Dataset entries:
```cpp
int dod::backbone_impl(dod_handle* h, const float* pixels, int B, int H, int W, const BbWS& ws, float* feat_f32, bool want_mem, hipStream_t s,
                       int stop_blocks, float* x_out, const unsigned char* pixels_u8) {
  const dod_config& g = h->cfg;
  const bool bf = is_bf16(h);
  const int D = g.hidden, p = g.patch;
  const int gh = H / p, gw = W / p, Np = gh * gw, N = Np + 1, M = B * N;
  if (!h->has_bb) return fail(h, DOD_ERR_STATE, "no backbone weights were registered");
  if (bf && D / g.heads != 64) return fail(h, DOD_ERR_INVALID, "bf16 attention kernel needs head_dim 64 (got %d)", D / g.heads);
  int rc = prepare_impl(h, H, W, s); if (rc) return rc;
  if (pixels_u8 && !h->Wpe) return fail(h, DOD_ERR_INVALID, "uint8 input needs the fused patch embed (bf16 / bf16x3 / fp8 precision, patch size 14 or 16)");
  if (h->Wpe && (pixels_u8 || W % 2 == 0)) {
    ProfScope ps(h, s, PC_GEMM_BF16, 2.0 * B * Np * (double)D * 3.0 * p * p);
    KCHK(h, launch_patch_embed(pixels_u8 ? (const void*)pixels_u8 : (const void*)pixels, pixels_u8 ? 1 : 0, B, H, W, p, h->Wpe, is_x3(h) ? 1 : 0,
                               h->bpatch, h->pos_hw, ws.x, D, s));
  } else if (is_x3(h) && h->Wpatch2 && (size_t)3 * D * 6 >= (size_t)h->Kp2 * 4) {
    const int K2 = h->Kp2;
    KCHK(h, launch_im2col(pixels, B, H, W, p, K2, (float*)ws.hbuf, nullptr, s));
    KCHK(h, launch_split2((const float*)ws.hbuf, K2, (bf16_t*)ws.qkv, B * Np, K2, s));
    GemmEpi e = epi(h->bpatch, ws.x, nullptr, D);
    e.pos = h->pos_hw; e.rows_per_img = Np; e.out_rows_per_img = N;
    ProfScope ps(h, s, PC_GEMM_BF16, 2.0 * B * Np * (double)D * 3.0 * p * p);
    KCHK(h, launch_gemm_x3((const bf16_t*)ws.qkv, 2 * K2, h->Wpatch2, 2 * K2, B * Np, D, K2, e, s));
  } else {
    KCHK(h, launch_im2col(pixels, B, H, W, p, h->Kp, bf ? nullptr : (float*)ws.hbuf, bf ? (bf16_t*)ws.hbuf : nullptr, s));
    GemmEpi e = epi(h->bpatch, ws.x, nullptr, D);
    e.pos = h->pos_hw; e.rows_per_img = Np; e.out_rows_per_img = N;
    rc = linear(h, bf, ws.hbuf, h->Kp, h->Wpatch, h->Kp, B * Np, D, h->Kp, e, s); if (rc) return rc;
  }
  KCHK(h, launch_cls_row(h->cls, h->pos_hw, ws.x, B, N, D, s));
  tap(h, 0, ws.x, false, (size_t)M * D, s);
  float* yf = bf ? nullptr : (float*)ws.y; bf16_t* yb = bf ? (bf16_t*)ws.y : nullptr;
  const bool x3 = is_x3(h);
  const int nblocks = stop_blocks >= 0 ? (stop_blocks < g.layers ? stop_blocks : g.layers) : g.layers;
  const bool fold = ln_foldable(h) && !h->L.empty() && h->L[0].fold;
  if (fold && !(ws.lnp && ws.lns && ws.lns2)) return fail(h, DOD_ERR_STATE, "internal: the weights were packed with the LayerNorm folded but the workspace has no statistics buffers");
  BlockRun run(h, ws, s, B, N, fold);
  if (fold && nblocks > 0) { ProfScope ps(h, s, PC_LAYERNORM, 0); KCHK(h, launch_rowstats(ws.x, M, D, g.ln_eps, ws.y, run.op_kind, run.stat[0], s)); }
  for (int i = 0; i < nblocks; ++i) {
    rc = run.block(h->L[i], i + 1 < g.layers); if (rc) return rc;
    tap(h, 1 + i, ws.x, false, (size_t)M * D, s);
  }
  if (stop_blocks >= 0) {
    HIPCHK(h, hipMemcpyAsync(x_out, ws.x, (size_t)M * D * 4, hipMemcpyDeviceToDevice, s));
    return DOD_OK;
  }
  if (!g.target_dim) {
    float* of = feat_f32 ? feat_f32 : (bf ? nullptr : (want_mem ? (float*)ws.mem : nullptr));
    bf16_t* ob = (bf && want_mem) ? (bf16_t*)ws.mem : nullptr;
    KCHK(h, launch_layernorm(ws.x, nullptr, h->lnfw, h->lnfb, g.ln_eps, M, D, ln_out(of, ob), s));
    if (!bf && want_mem && feat_f32) HIPCHK(h, hipMemcpyAsync(ws.mem, feat_f32, (size_t)M * D * 4, hipMemcpyDeviceToDevice, s));
  } else {
    const int Dd = g.target_dim;
    if (x3) {
      { LnOut o; o.split = (bf16_t*)ws.y; KCHK(h, launch_layernorm(ws.x, nullptr, h->lnfw, h->lnfb, g.ln_eps, M, D, o, s)); }
      float* dst = feat_f32 ? feat_f32 : (float*)ws.mem;
      rc = linear3(h, ws.y, h->Wproj, M, Dd, D, epi(h->bproj, dst, nullptr, Dd), s); if (rc) return rc;
      if (feat_f32 && want_mem) HIPCHK(h, hipMemcpyAsync(ws.mem, feat_f32, (size_t)M * Dd * 4, hipMemcpyDeviceToDevice, s));
      return DOD_OK;
    }
    KCHK(h, launch_layernorm(ws.x, nullptr, h->lnfw, h->lnfb, g.ln_eps, M, D, ln_out(yf, yb), s));
    if (feat_f32) { rc = linear(h, bf, ws.y, D, h->Wproj, D, M, Dd, D, epi(h->bproj, feat_f32, nullptr, Dd), s); if (rc) return rc; }
    if (want_mem) { rc = linear(h, bf, ws.y, D, h->Wproj, D, M, Dd, D, epi(h->bproj, bf ? nullptr : (float*)ws.mem, bf ? ws.mem : nullptr, Dd), s); if (rc) return rc; }
  }
  return DOD_OK;
}

int dod::decoder_impl(dod_handle* h, const void* mem_op, int B, int N, const DecWS& ws, float* det, hipStream_t s, bool l0_only) {
  const dod_config& g = h->cfg;
  const bool bf = is_bf16(h);
  const int Dd = g.dec_hidden, Q = g.num_queries, Hd = g.dec_heads, Pn = g.n_points, Fd = g.dim_feedforward, C = g.num_classes;
  const int BQ = B * Q, M = B * N, dh = Dd / Hd;
  if (!h->has_dec) return fail(h, DOD_ERR_STATE, "no decoder weights were registered");
  if (Dd % Hd) return fail(h, DOD_ERR_INVALID, "decoder hidden %d not divisible by heads %d", Dd, Hd);
  if (dh > 128 || dh % 4) return fail(h, DOD_ERR_INVALID, "decoder head_dim %d unsupported (<=128, multiple of 4)", dh);
  int rc;
  if (!l0_only) tap(h, 1000, mem_op, bf, (size_t)M * Dd, s);
  const bool x3 = is_x3(h) && ws.mem2;
  if (x3 && !l0_only) KCHK(h, launch_split2((const float*)mem_op, Dd, ws.mem2, M, Dd, s));
  const bool l0_const = !l0_only && h->l0_tgt && (!g.use_deformable || h->l0_proj);
  if (!l0_const) KCHK(h, launch_bcast_rows(h->query, ws.tgt, 1, Q, Dd, s));
  int fh = 0, fw = 0;
  if (g.use_deformable && !l0_only) {
    spatial_factor(N, &fh, &fw);
    int u = 0;
    for (int j = 0; j < g.dec_layers; ++j) {
      DLayer& L = h->DL[j];
      if (L.vp_alias >= 0) continue;
      float* dst = ws.values + (size_t)u * M * Dd; ++u;
      if (x3 && L.vp_w2) rc = linear3(h, ws.mem2, L.vp_w2, M, Dd, Dd, epi(L.vp_b, dst, nullptr, Dd), s);
      else rc = linear(h, bf, mem_op, Dd, L.vp_w, Dd, M, Dd, Dd, epi(L.vp_b, dst, nullptr, Dd), s);
      if (rc) return rc;
    }
    tap(h, 2000, ws.values, false, (size_t)M * Dd, s);
  }
  const float sscale = 1.0f / std::sqrt((float)dh);
  static const int qrows = DOD_TUNE_ENV("DINODET_QSPLIT_ROWS") ? atoi(DOD_TUNE_ENV("DINODET_QSPLIT_ROWS")) : 1024;
  const bool fuse3 = dod_option(DOD_OPT_DEC_FUSED_SPLIT) != 0;
  auto splits = [&](const bf16_t* W3, int rows, int Nout, int ldc, int act) {
    return (bf || x3) && W3 && ws.a3 && rows >= qrows && Nout >= 128 && Nout % 4 == 0 && ldc % 4 == 0 && act != ACT_SIGMOID;
  };
  auto qlinear = [&](const float* A, int K, const float* Wf, const bf16_t* W3, int rows, int Nout, const GemmEpi& e, const bf16_t* A3 = nullptr) -> int {
    if (splits(W3, rows, Nout, e.ldc, e.act)) {
      if (!A3) { KCHK(h, launch_split3(A, K, ws.a3, rows, K, 0, s)); A3 = ws.a3; }
      return linear(h, true, A3, 3 * K, W3, 3 * K, rows, Nout, 3 * K, e, s, K);
    }
    return linear(h, false, A, K, Wf, K, rows, Nout, K, e, s);
  };
  const bf16_t* tgt3 = nullptr;
  auto post_norm = [&](const float* gamma, const float* beta, int rows, bool next_splits) -> int {
    KCHK(h, launch_layernorm(ws.t2, nullptr, gamma, beta, g.dec_ln_eps, rows, Dd, ln_out(ws.tgt, nullptr, next_splits ? ws.a3 : nullptr), s));
    tgt3 = next_splits ? ws.a3 : nullptr;
    return 0;
  };
  auto self_attn = [&](const DLayer& L, int nb) -> int {
    const int rows = nb * Q;
    int r = qlinear(ws.tgt, Dd, L.in_w, L.in_w3, rows, 3 * Dd, epi(L.in_b, ws.qkv, nullptr, 3 * Dd), tgt3); if (r) return r;
    tgt3 = nullptr;
    AttnF32 a; a.q = ws.qkv; a.k = ws.qkv + Dd; a.v = ws.qkv + 2 * Dd; a.o = ws.att; a.ldq = a.ldk = a.ldv = 3 * Dd; a.ldo = Dd;
    a.Lq = a.Lk = Q; a.B = nb; a.heads = Hd; a.dh = dh; a.scale = sscale;
    const bool o3 = fuse3 && splits(L.out_w3, rows, Dd, Dd, ACT_NONE);
    if (o3) a.o3 = ws.a3;
    KCHK(h, launch_attn_f32(a, s));
    r = qlinear(ws.att, Dd, L.out_w, L.out_w3, rows, Dd, epi(L.out_b, ws.t2, nullptr, Dd, ACT_NONE, nullptr, ws.tgt, Dd), o3 ? ws.a3 : nullptr); if (r) return r;
    const bool n3 = fuse3 && !g.use_deformable && nb == B && splits(L.ca_q_w3, rows, Dd, Dd, ACT_NONE);
    return post_norm(L.n1w, L.n1b, rows, n3);
  };
  auto ffn = [&](const DLayer& L, bool last_layer, const bf16_t* L_next_in_w3) -> int {
    const bool f3 = fuse3 && splits(L.l1w3, BQ, Fd, Fd, ACT_RELU) && splits(L.l2w3, BQ, Dd, Dd, ACT_NONE) && Fd % 4 == 0;
    int r;
    if (f3) {
      GemmEpi e1 = epi(L.l1b, nullptr, nullptr, 3 * Fd, ACT_RELU);
      e1.out_bf16 = ws.a3b; e1.out_split = Fd;
      r = qlinear(ws.tgt, Dd, L.l1w, L.l1w3, BQ, Fd, e1, tgt3);
    } else r = qlinear(ws.tgt, Dd, L.l1w, L.l1w3, BQ, Fd, epi(L.l1b, ws.ffn, nullptr, Fd, ACT_RELU), tgt3);
    if (r) return r;
    tgt3 = nullptr;
    r = qlinear(ws.ffn, Fd, L.l2w, L.l2w3, BQ, Dd, epi(L.l2b, ws.t2, nullptr, Dd, ACT_NONE, nullptr, ws.tgt, Dd), f3 ? ws.a3b : nullptr); if (r) return r;
    const bool n3 = fuse3 && (last_layer ? splits(h->bb0_w3, BQ, Dd / 2, Dd / 2, ACT_RELU) : splits(L_next_in_w3, BQ, 3 * Dd, 3 * Dd, ACT_NONE));
    return post_norm(L.n3w, L.n3b, BQ, n3);
  };
  int uniq_idx[64]; { int u = 0; for (int j = 0; j < g.dec_layers && j < 64; ++j) uniq_idx[j] = h->DL[j].vp_alias < 0 ? u++ : -1; }
  for (int j = 0; j < g.dec_layers; ++j) {
    const DLayer& L = h->DL[j];
    const bool const0 = j == 0 && l0_const;
    const bool shared0 = (j == 0 && (B > 1 || const0));
    if (const0) { KCHK(h, launch_bcast_rows(h->l0_tgt, ws.tgt, B, Q, Dd, s)); tgt3 = nullptr; }
    else { rc = self_attn(L, shared0 ? 1 : B); if (rc) return rc; }
    if (g.use_deformable) {
      if (!const0) { rc = linear(h, false, ws.tgt, Dd, L.cat_w, Dd, shared0 ? Q : BQ, h->ncat, Dd, epi(L.cat_b, ws.proj, nullptr, h->ncat), s); if (rc) return rc; }
      if (l0_only) return DOD_OK;
      if (shared0 && !const0) KCHK(h, launch_bcast_rows(ws.tgt, ws.tgt + (size_t)Q * Dd, B - 1, Q, Dd, s));
      const int src = L.vp_alias >= 0 ? L.vp_alias : j;
      const float* vals = ws.values + (size_t)uniq_idx[src] * M * Dd;
      const bool s3 = fuse3 && splits(L.op_w3, BQ, Dd, Dd, ACT_NONE);
      KCHK(h, launch_deform_sample(const0 ? h->l0_proj : ws.proj, h->ncat, vals, B, Q, N, Hd, Pn, dh, fh, fw, ws.samp, s, shared0 ? 1 : 0, s3 ? ws.a3 : nullptr));
      rc = qlinear(ws.samp, Dd, L.op_w, L.op_w3, BQ, Dd, epi(L.op_b, ws.t2, nullptr, Dd, ACT_NONE, nullptr, ws.tgt, Dd), s3 ? ws.a3 : nullptr); if (rc) return rc;
      const bool n3 = fuse3 && splits(L.l1w3, BQ, Fd, Fd, ACT_RELU);
      rc = post_norm(L.n2w, L.n2b, BQ, n3); if (rc) return rc;
    } else {
      if (l0_only) return DOD_OK;
      if (shared0 && !const0) KCHK(h, launch_bcast_rows(ws.tgt, ws.tgt + (size_t)Q * Dd, B - 1, Q, Dd, s));
      rc = qlinear(ws.tgt, Dd, L.ca_q_w, L.ca_q_w3, BQ, Dd, epi(L.ca_q_b, ws.qd, nullptr, Dd), tgt3); if (rc) return rc;
      tgt3 = nullptr;
      if (x3 && L.ca_kv_w2) rc = linear3(h, ws.mem2, L.ca_kv_w2, M, 2 * Dd, Dd, epi(L.ca_kv_b, ws.kv, nullptr, 2 * Dd), s);
      else rc = linear(h, bf, mem_op, Dd, L.ca_kv_w, Dd, M, 2 * Dd, Dd, epi(L.ca_kv_b, ws.kv, nullptr, 2 * Dd), s);
      if (rc) return rc;
      AttnF32 a; a.q = ws.qd; a.k = ws.kv; a.v = ws.kv + Dd; a.o = ws.att; a.ldq = Dd; a.ldk = a.ldv = 2 * Dd; a.ldo = Dd;
      a.Lq = Q; a.Lk = N; a.B = B; a.heads = Hd; a.dh = dh; a.scale = sscale;
      const bool o3 = fuse3 && splits(L.ca_out_w3, BQ, Dd, Dd, ACT_NONE);
      if (o3) a.o3 = ws.a3;
      KCHK(h, launch_attn_f32(a, s));
      rc = qlinear(ws.att, Dd, L.ca_out_w, L.ca_out_w3, BQ, Dd, epi(L.ca_out_b, ws.t2, nullptr, Dd, ACT_NONE, nullptr, ws.tgt, Dd), o3 ? ws.a3 : nullptr); if (rc) return rc;
      const bool n3 = fuse3 && splits(L.l1w3, BQ, Fd, Fd, ACT_RELU);
      rc = post_norm(L.n2w, L.n2b, BQ, n3); if (rc) return rc;
    }
    rc = ffn(L, j + 1 == g.dec_layers, j + 1 < g.dec_layers ? h->DL[j + 1].in_w3 : nullptr); if (rc) return rc;
    tap(h, 3000 + j, ws.tgt, false, (size_t)BQ * Dd, s);
  }
  rc = linear(h, false, ws.tgt, Dd, h->cls_w, Dd, BQ, C, Dd, epi(h->cls_b, det, nullptr, C + 4), s); if (rc) return rc;
  rc = qlinear(ws.tgt, Dd, h->bb0_w, h->bb0_w3, BQ, Dd / 2, epi(h->bb0_b, ws.hb, nullptr, Dd / 2, ACT_RELU), tgt3); if (rc) return rc;
  rc = linear(h, false, ws.hb, Dd / 2, h->bb2_w, Dd / 2, BQ, 4, Dd / 2, epi(h->bb2_b, det + C, nullptr, C + 4, ACT_SIGMOID), s); if (rc) return rc;
  return DOD_OK;
}
```

### dinov2_od_amd/csrc/dod_internal.h

```cpp
#pragma once
#include "dod_common.h"
#include "../../include/dinodet.h"

#include <cstring>
#include <map>
#include <string>
#include <vector>

struct WRef { const float* ptr; std::vector<int64_t> shape; const void* raw = nullptr; int dtype = DOD_F32; size_t numel() const { size_t n = 1; for (auto s : shape) n *= (size_t)s; return n; } };

struct PackedLinear {
  void* W = nullptr;
  float* bias = nullptr;
  const unsigned char* wexp = nullptr;
  const float* wscale = nullptr;
  const unsigned char* wbs = nullptr;
  const float* csum = nullptr;
};
struct BLayer {
  PackedLinear qkv, o, fc1, fc2;
  float *ln1w = nullptr, *ln1b = nullptr, *ln2w = nullptr, *ln2b = nullptr, *ls1 = nullptr, *ls2 = nullptr;
  bool glu = false;
  bool fold = false;
};
struct DLayer {
  float *in_w = nullptr, *in_b = nullptr, *out_w = nullptr, *out_b = nullptr;
  float *n1w = nullptr, *n1b = nullptr, *n2w = nullptr, *n2b = nullptr, *n3w = nullptr, *n3b = nullptr;
  float *l1w = nullptr, *l1b = nullptr, *l2w = nullptr, *l2b = nullptr;
  bf16_t *in_w3 = nullptr, *out_w3 = nullptr, *l1w3 = nullptr, *l2w3 = nullptr, *op_w3 = nullptr, *ca_q_w3 = nullptr, *ca_out_w3 = nullptr;
  float *cat_w = nullptr, *cat_b = nullptr, *op_w = nullptr, *op_b = nullptr, *vp_b = nullptr;
  void* vp_w = nullptr;
  bf16_t* vp_w2 = nullptr;
  bf16_t* ca_kv_w2 = nullptr;
  int vp_alias = -1;
  float *ca_q_w = nullptr, *ca_q_b = nullptr, *ca_kv_b = nullptr, *ca_out_w = nullptr, *ca_out_b = nullptr;
  void* ca_kv_w = nullptr;
};
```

• [Task item] Every line above in which the word "vals" occurs is to be copied.

• [Solution for this problem]
      const float* vals = ws.values + (size_t)uniq_idx[src] * M * Dd;
      KCHK(h, launch_deform_sample(const0 ? h->l0_proj : ws.proj, h->ncat, vals, B, Q, N, Hd, Pn, dh, fh, fw, ws.samp, s, shared0 ? 1 : 0, s3 ? ws.a3 : nullptr));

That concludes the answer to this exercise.